Ian Hislop on journalism, ‘privilege’ of editing and why he is committed to print

"When I was told I was being given an award I thought, ‘Oh, shit, damages.’"

By Bron Maher

Private Eye editor Ian Hislop has told the Society of Editors that print is “still kicking” as he accepted a fellowship of the organisation.

Speaking at a reception following the Society’s 25th anniversary conference last week, Hislop said he feels embarrassed when people thank him for doing a story because, in cases such as the Post Office Horizon IT scandal, it was campaigning groups that “did all the work”.

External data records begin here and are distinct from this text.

__device__ inline void chol_panel_tile(cplx *A, cplx *Z, int n, int D, int j0, int nb, int ct,
                                       const cplx *Ud, const double *dinv, int lane) {
    const int ntrail = n - j0 - nb;
    const int li = lane & 15, lk = lane >> 4;
    const int nct_a = (ntrail + 15) / 16;
    cplx *base;
    int64_t stride;
    int ncols;
    if (ct < nct_a) {
        base = A + (int64_t)j0 * n + j0 + nb + 16 * ct;
        stride = n;
        ncols = min(16, ntrail - 16 * ct);
    } else {
        base = Z + (int64_t)j0 * D + 16 * (ct - nct_a);
        stride = D;
        ncols = min(16, D - 16 * (ct - nct_a));
    }
    cplx bv[CH_NB / 4];
#pragma unroll
    for (int ks = 0; ks < CH_NB / 4; ++ks) {
        const int row = 4 * ks + lk;
        bv[ks] = (row < nb && li < ncols) ? base[row * stride + li] : c_make(0.0, 0.0);
    }
    v4d xre[3], xim[3];
#pragma unroll
    for (int it = 0; it < 3; ++it) {
        v4d tre, tim;
#pragma unroll
        for (int r = 0; r < 4; ++r) {
            tre[r] = bv[4 * it + r].x;
            tim[r] = bv[4 * it + r].y;
        }
        const int i = 16 * it + li;
#pragma unroll
        for (int jt = 0; jt < it; ++jt)
#pragma unroll
            for (int ks = 0; ks < 4; ++ks) {
                const int k = 16 * jt + 4 * ks + lk;
                const cplx u = Ud[udp_off(k, i)];
                tre = __builtin_amdgcn_mfma_f64_16x16x4f64(-u.x, xre[jt][ks], tre, 0, 0, 0);
                tim = __builtin_amdgcn_mfma_f64_16x16x4f64(-u.x, xim[jt][ks], tim, 0, 0, 0);
                tre = __builtin_amdgcn_mfma_f64_16x16x4f64(-u.y, xim[jt][ks], tre, 0, 0, 0);
                tim = __builtin_amdgcn_mfma_f64_16x16x4f64(u.y, xre[jt][ks], tim, 0, 0, 0);
            }
        xre[it] = (v4d){0.0, 0.0, 0.0, 0.0};
        xim[it] = (v4d){0.0, 0.0, 0.0, 0.0};
#pragma unroll
        for (int ks = 0; ks < 4; ++ks) {
            const int k = 16 * it + 4 * ks + lk;
            cplx w = Ud[udp_off(i, k)];
            if (k == i) w = c_make(i < nb ? dinv[i] : 0.0, 0.0);
            if (k > i) w = c_make(0.0, 0.0);
            xre[it] = __builtin_amdgcn_mfma_f64_16x16x4f64(w.x, tre[ks], xre[it], 0, 0, 0);
            xim[it] = __builtin_amdgcn_mfma_f64_16x16x4f64(w.x, tim[ks], xim[it], 0, 0, 0);
            xre[it] = __builtin_amdgcn_mfma_f64_16x16x4f64(-w.y, tim[ks], xre[it], 0, 0, 0);
            xim[it] = __builtin_amdgcn_mfma_f64_16x16x4f64(w.y, tre[ks], xim[it], 0, 0, 0);
        }
    }
#pragma unroll
    for (int it = 0; it < 3; ++it)
#pragma unroll
        for (int r = 0; r < 4; ++r) {
            const int row = 16 * it + lk + 4 * r;
            if (row < nb && li < ncols) base[row * stride + li] = c_make(xre[it][r], xim[it][r]);
        }
}

__device__ inline void chol_stage_diag(const cplx *A, int n, int j0, int nb, cplx *Ud, double *dinv) {
    const int tid = threadIdx.x;
    constexpr int WL = CH_NB * CH_NB / 256;
    static_assert(WL * 256 == CH_NB * CH_NB, "block size");
    cplx wv[WL];
#pragma unroll
    for (int s = 0; s < WL; ++s) {
        const int idx = tid + 256 * s;
        const int i = idx / CH_NB, k = idx - i * CH_NB;
        wv[s] = c_make(0.0, 0.0);
        if (i < nb && k < nb && k >= (i & ~15)) wv[s] = A[(int64_t)(j0 + i) * n + j0 + k];
    }
#pragma unroll
    for (int s = 0; s < WL; ++s) {
        const int idx = tid + 256 * s;
        const int i = idx / CH_NB, k = idx - i * CH_NB;
        if (k >= (i & ~15)) Ud[udp_off(i, k)] = wv[s];
        if (k == i) dinv[i] = wv[s].x > 0.0 ? 1.0 / wv[s].x : 0.0;
    }
}

__global__ __launch_bounds__(256) void chol_trsm_kernel(cplx *__restrict__ R,
                                                        cplx *__restrict__ P, int F, int n,
                                                        int D, int j0) {
    extern __shared__ __attribute__((aligned(16))) char smem[];
    cplx *Ud = reinterpret_cast<cplx *>(smem);
    double *dinv = reinterpret_cast<double *>(Ud + UDP_SIZE);
    const int tid = threadIdx.x;
    const int nb = min(CH_NB, n - j0);
    const int ntrail = n - j0 - nb;
    const int npanel = (ntrail + 15) / 16 + (D + 15) / 16;
    int f, grp;
    if (!xcd_group_map((npanel + 3) / 4, F, f, grp)) return;
    cplx *A = R + (int64_t)f * n * n;
    cplx *Z = P + (int64_t)f * n * D;
    chol_stage_diag(A, n, j0, nb, Ud, dinv);
    __syncthreads();
    const int ct = grp * 4 + (tid >> 6);
    if (ct < npanel) chol_panel_tile(A, Z, n, D, j0, nb, ct, Ud, dinv, tid & 63);
}

struct UpdTile {
    int row_off, col_off, is_p, pad;
};

template <int TM, int TN, bool PREFETCH>
__device__ inline void chol_update_tile(cplx *A, cplx *Z, int n, int D, int j0, int nb,
                                        const UpdTile tl, int lane) {
    const int li = lane & 15, lk = lane >> 4;
    const cplx *panel = A + (int64_t)j0 * n;
    const cplx *zpanel = Z + (int64_t)j0 * D;
    const int ncols = tl.is_p ? D : n;

    auto load_ops = [&](int ks, cplx (&a)[TM], cplx (&b)[TN]) {
        const int kk = 4 * ks + lk;
        const bool kv = kk < nb;
#pragma unroll
        for (int m = 0; m < TM; ++m) {
            const int ri = tl.row_off + 16 * m + li;
            a[m] = (kv && ri < n) ? panel[(int64_t)kk * n + ri] : c_make(0.0, 0.0);
        }
#pragma unroll
        for (int m = 0; m < TN; ++m) {
            const int ci = tl.col_off + 16 * m + li;
            b[m] = c_make(0.0, 0.0);
            if (kv && ci < ncols)
                b[m] = tl.is_p ? zpanel[(int64_t)kk * D + ci] : panel[(int64_t)kk * n + ci];
        }
    };

    const int ksteps = (nb + 3) / 4;
    cplx a_cur[TM], b_cur[TN];
    load_ops(0, a_cur, b_cur);

    cplx cv[TM][TN][4];
#pragma unroll
    for (int a = 0; a < TM; ++a)
#pragma unroll
        for (int b = 0; b < TN; ++b)
#pragma unroll
            for (int reg = 0; reg < 4; ++reg) {
                const int r = tl.row_off + 16 * a + lk + 4 * reg;
                const int c = tl.col_off + 16 * b + li;
                cv[a][b][reg] = c_make(0.0, 0.0);
                if (r < n && c < ncols) cv[a][b][reg] = tl.is_p ? Z[(int64_t)r * D + c] : A[(int64_t)r * n + c];
            }
    v4d t1[TM][TN], t2[TM][TN], t3[TM][TN];
#pragma unroll
    for (int a = 0; a < TM; ++a)
#pragma unroll
        for (int b = 0; b < TN; ++b) {
            t1[a][b] = (v4d){0.0, 0.0, 0.0, 0.0};
            t2[a][b] = (v4d){0.0, 0.0, 0.0, 0.0};
            t3[a][b] = (v4d){0.0, 0.0, 0.0, 0.0};
        }
    constexpr int PD = GSS_UPD_PREFETCH;
    cplx a_ring[PD][TM], b_ring[PD][TN];
#pragma unroll
    for (int p = 0; p < PD; ++p)
        if (PREFETCH && p + 1 < ksteps) load_ops(p + 1, a_ring[p], b_ring[p]);
    for (int ks = 0; ks < ksteps; ++ks) {
        cplx a_new[TM], b_new[TN];
        if (PREFETCH) {
            if (ks + PD + 1 < ksteps) load_ops(ks + PD + 1, a_new, b_new);
        } else if (ks > 0) {
            load_ops(ks, a_cur, b_cur);
        }
        double as[TM], bd[TN];
#pragma unroll
        for (int m = 0; m < TM; ++m) as[m] = a_cur[m].x + a_cur[m].y;
#pragma unroll
        for (int m = 0; m < TN; ++m) bd[m] = b_cur[m].x - b_cur[m].y;
#pragma unroll
        for (int a = 0; a < TM; ++a)
#pragma unroll
            for (int b = 0; b < TN; ++b) {
                t1[a][b] = __builtin_amdgcn_mfma_f64_16x16x4f64(a_cur[a].x, b_cur[b].x, t1[a][b], 0, 0, 0);
                t2[a][b] = __builtin_amdgcn_mfma_f64_16x16x4f64(a_cur[a].y, b_cur[b].y, t2[a][b], 0, 0, 0);
                t3[a][b] = __builtin_amdgcn_mfma_f64_16x16x4f64(as[a], bd[b], t3[a][b], 0, 0, 0);
            }
        if (PREFETCH) {
#pragma unroll
            for (int m = 0; m < TM; ++m) {
                a_cur[m] = a_ring[0][m];
#pragma unroll
                for (int p = 0; p + 1 < PD; ++p) a_ring[p][m] = a_ring[p + 1][m];
                a_ring[PD - 1][m] = a_new[m];
            }
#pragma unroll
            for (int m = 0; m < TN; ++m) {
                b_cur[m] = b_ring[0][m];
#pragma unroll
                for (int p = 0; p + 1 < PD; ++p) b_ring[p][m] = b_ring[p + 1][m];
                b_ring[PD - 1][m] = b_new[m];
            }
        }
    }
#pragma unroll
    for (int a = 0; a < TM; ++a)
#pragma unroll
        for (int b = 0; b < TN; ++b)
#pragma unroll
            for (int reg = 0; reg < 4; ++reg) {
                const int r = tl.row_off + 16 * a + lk + 4 * reg;
                const int c = tl.col_off + 16 * b + li;
                if (r < n && c < ncols) {
                    const cplx v = c_make(cv[a][b][reg].x - (t1[a][b][reg] + t2[a][b][reg]),
                                          cv[a][b][reg].y - ((t1[a][b][reg] - t2[a][b][reg]) - t3[a][b][reg]));
                    if (tl.is_p) Z[(int64_t)r * D + c] = v;
                    else A[(int64_t)r * n + c] = v;
                }
            }
}

constexpr int UPD_WAVES = 4;

template <int TM, int TN, bool PREFETCH>
__global__ __launch_bounds__(64 * UPD_WAVES) void chol_update_kernel(cplx *__restrict__ R,
                                                          cplx *__restrict__ P, int F, int n,
                                                          int D, int j0, int nb,
                                                          const UpdTile *__restrict__ tiles,
                                                          int ntiles, int ndiag, int j0_next,
                                                          int32_t *__restrict__ zero_pivots) {
    __shared__ __attribute__((aligned(16))) char smem[DIAG_LDS];
    const int F8 = ndiag > 0 ? (F + 7) / 8 * 8 : 0;
    const bool diag_group = (int)blockIdx.x < F8;
    int f, grp;
    if (diag_group) {
        f = blockIdx.x;
        grp = 0;
        if (f >= F) return;
    } else {
        const int L = blockIdx.x - F8, nsub = (ntiles - ndiag + UPD_WAVES - 1) / UPD_WAVES;
        const int sg = L / (8 * nsub), rem = L - sg * 8 * nsub;
        grp = rem >> 3;
        f = sg * 8 + (rem & 7);
        if (f >= F) return;
    }
    const int wave = __builtin_amdgcn_readfirstlane(threadIdx.x >> 6), lane = threadIdx.x & 63;
    cplx *A = R + (int64_t)f * n * n, *Z = P + (int64_t)f * n * D;
    if (diag_group) {
        __builtin_amdgcn_s_setprio(3);
        for (int t = wave; t < ndiag; t += UPD_WAVES)
            chol_update_tile<TM, TN, PREFETCH>(A, Z, n, D, j0, nb, tiles[t], lane);
        __syncthreads();
        if (wave >= 4) return;
        cplx *Ud = reinterpret_cast<cplx *>(smem);
        double *dinv = reinterpret_cast<double *>(Ud + 2 * UD_LD);
        chol_diag_block(A, n, j0_next, Ud, dinv, zero_pivots);
        return;
    }
    const int tile_id = ndiag + grp * UPD_WAVES + wave;
    if (tile_id >= ntiles) return;
    chol_update_tile<TM, TN, PREFETCH>(A, Z, n, D, j0, nb, tiles[tile_id], lane);
}

constexpr int BS_LD = 33;
constexpr int BS_OPS = 6 * 4 * 64;
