# Jasonlai0821/fftw3

Measured on AMD Instinct MI355X. Metric: GFLOPS (5N*log2N) + achieved HBM GB/s, 1D complex double N=2^20 batch=4096, higher is better.
Workload: dtype f64; 1 GPU; c2c n=1048576 howmany=4096 per GPU, forward, out-of-place, FFTW_ESTIMATE; parallelism=batch-sharded x1

## Files before the change

fftw3_amd/csrc/fa_hip.h:

```cpp
#ifndef FA_HIP_H
#define FA_HIP_H

#include <stddef.h>
#include "fftw3_amd.h"

#ifdef __cplusplus
extern "C" {
#endif

int   fa_hip_device_count(void);
int   fa_hip_rr_tile(int L);
int   fa_hip_r3t_tile(int L);
int   fa_hip_r3tw_rdec(int L);
int   fa_hip_r2c_rows_tile(int L);
int   fa_hip_r2c_rows1_tile(int L);
int   fa_hip_r2c_rows2m_tile(int L);
int   fa_hip_r2c_rows3_tile(int L);
int   fa_hip_r3_tile(int L);
int   fa_hip_blue_nb(int need);
int   fa_hip_blue_tile(int nb);
int   fa_hip_r1_tile(int L);
void *fa_hip_malloc(size_t nbytes);
void  fa_hip_free(void *p);
void *fa_hip_host_malloc(size_t nbytes);
int   fa_hip_host_free(void *p);
int   fa_hip_is_device_ptr(const void *p);
int   fa_hip_ptr_device(const void *p);
void  fa_hip_memcpy_h2d(void *dst, const void *src, size_t nbytes, void *stream);
void  fa_hip_memcpy_d2h(void *dst, const void *src, size_t nbytes, void *stream);
void  fa_hip_memset(void *dst, int v, size_t nbytes, void *stream);
void  fa_hip_stream_sync(void *stream);
void *fa_hip_event_create(void);
void  fa_hip_event_record(void *ev, void *stream);
float fa_hip_event_elapsed_ms(void *start, void *stop);
void  fa_hip_event_destroy(void *ev);
void *fa_hip_stream_create(void);
void  fa_hip_stream_destroy(void *stream);
void  fa_hip_stream_wait_event(void *stream, void *ev);
int   fa_hip_get_device(void);
void  fa_hip_set_device(int dev);
int   fa_hip_enable_peer(int dev, int peer);
void  fa_hip_memcpy_peer(void *dst, int dst_dev, const void *src, int src_dev, size_t nbytes, void *stream);
void  fa_hip_memcpy2d_peer(void *dst, size_t dpitch, const void *src, size_t spitch, size_t width, size_t height, void *stream);
size_t fa_hip_max_pitch(int dev);

int   fa_hip_slab_twiddle(double *p, long long rows, long long width, long long row_stride, long long c0,
                          long long n, int sign, const void *lo, const void *hi, int shift, void *stream);

int fa_hip_launch_step(const fftw_amd_step_desc *desc, double *const *bufs,
                       void *const *tables, long long chunk_start, long long chunk_n,
                       void *stream);

int fa_hip_launch_pair1024(const fftw_amd_step_desc *d_second, double *const *bufs_second,
                           long long cs2, long long cn2,
                           const fftw_amd_step_desc *d_first, double *const *bufs_first,
                           long long cs1, long long cn1, void *const *tables, void *stream);

// ... 5 lines not shown
```

fftw3_amd/csrc/fa_plan.h:

```cpp
#ifndef FA_PLAN_H
#define FA_PLAN_H

#include <stddef.h>
#include <pthread.h>
#include "fftw3.h"
#include "fftw3_amd.h"

typedef long long i64;
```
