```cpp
__device__ __forceinline__ void stage_block(char* dst, const bf16_t* src, long ld, int row0, int L, int tid) {
#pragma unroll
    for (int c = 0; c < 2; ++c) {
        const int idx = tid + c * 256;
        const int r = idx >> 3, ch = idx & 7;
        u32x4 v = {0u, 0u, 0u, 0u};
        if (row0 + r < L) v = *reinterpret_cast<const u32x4*>(src + (long)(row0 + r) * ld + ch * 8);
        *reinterpret_cast<u32x4*>(dst + r * ROW + ch * 16) = v;
    }
}

struct BlockRegs { u32x4 v[2]; };
__device__ __forceinline__ BlockRegs load_block(const bf16_t* src, long ld, int row0, int L, int tid) {
    BlockRegs b;
#pragma unroll
    for (int c = 0; c < 2; ++c) {
        const int idx = tid + c * 256;
        const int r = idx >> 3, ch = idx & 7;
        b.v[c] = u32x4{0u, 0u, 0u, 0u};
        if (row0 + r < L) b.v[c] = *reinterpret_cast<const u32x4*>(src + (long)(row0 + r) * ld + ch * 8);
    }
    return b;
}
__device__ __forceinline__ void store_block(char* dst, const BlockRegs& b, int tid) {
#pragma unroll
    for (int c = 0; c < 2; ++c) {
        const int idx = tid + c * 256;
        *reinterpret_cast<u32x4*>(dst + (idx >> 3) * ROW + (idx & 7) * 16) = b.v[c];
    }
}

__device__ __forceinline__ void long_block_coords(int xcd_order, int& blk, int& bh) {
    blk = blockIdx.x;
    bh = blockIdx.y;
    const int nblk = gridDim.x, nbh = gridDim.y;
    if (xcd_order && (nbh & 7) == 0) {
        const int id = blockIdx.y * nblk + blockIdx.x;
        const int xcd = id & 7, slot = id >> 3;
        bh = (slot / nblk) * 8 + xcd;
        blk = slot - (slot / nblk) * nblk;
    }
}

template <int NS>
__global__ __launch_bounds__(256) void attn_fwd_long_kernel(const bf16_t* __restrict__ qkv, long ld, bf16_t* __restrict__ o,
                                                            long ldo, float* __restrict__ lse, int L, int H, int D,
                                                            int causal, float scale, int xcd_order) {
    __shared__ __attribute__((aligned(16))) char smem[2 * LB * ROW];
    char* sK = smem;
    char* sV = smem + LB * ROW;
    const int tid = threadIdx.x, lane = tid & 63;
    const int wave = __builtin_amdgcn_readfirstlane(tid >> 6);
    int qb, bh_;
    long_block_coords(xcd_order, qb, bh_);
    const int b = bh_ / H, h = bh_ - b * H;
    const bf16_t* base = qkv + (long)b * L * ld + h * HD;
    const int li = lane & 15, g = lane >> 4;
    constexpr int QB = LB * NS;
    int i[NS];
    bf16x8 qf[NS][2];
    float m[NS], l[NS];
    f32x4 acc[NS][4];
#pragma unroll
    for (int s = 0; s < NS; ++s) {
        i[s] = qb * QB + (wave * NS + s) * 16 + li;
        const int iq = min(i[s], L - 1);
#pragma unroll
        for (int ks = 0; ks < 2; ++ks) qf[s][ks] = *reinterpret_cast<const bf16x8*>(base + (long)iq * ld + ks * 32 + g * 8);
        m[s] = -INFINITY;
        l[s] = 0.f;
#pragma unroll
        for (int ct = 0; ct < 4; ++ct) acc[s][ct] = f32x4{0.f, 0.f, 0.f, 0.f};
    }
    const float c2 = scale * 1.4426950408889634f;
    const int nkb_all = (L + LB - 1) / LB;
    const int nkb = causal ? min(nkb_all, (qb * QB + QB - 1) / LB + 1) : nkb_all;
    BlockRegs nk = load_block(base + D, ld, 0, L, tid), nv = load_block(base + 2 * D, ld, 0, L, tid);
    for (int kb = 0; kb < nkb; ++kb) {
        if (kb) __syncthreads();
        store_block(sK, nk, tid);
        store_block(sV, nv, tid);
        if (kb + 1 < nkb) {
            nk = load_block(base + D, ld, (kb + 1) * LB, L, tid);
            nv = load_block(base + 2 * D, ld, (kb + 1) * LB, L, tid);
        }
        __syncthreads();
        f32x4 sc[NS][4];
        const bool need_mask = causal || (kb + 1) * LB > L;
#pragma unroll
        for (int t = 0; t < 4; ++t) {
// ... 533 lines not shown
```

The satirist also revisited notable moments from his editorship, including run-ins with libel lawyer Peter Carter-Ruck and the moment he was found guilty of contempt of court.

And he said that regardless of “however brilliant” journalism is, “we have to make sure that people want to read it” — hence why, he said, the closest thing Private Eye has to a philosophy is “a spoonful of sugar makes the medicine go down”.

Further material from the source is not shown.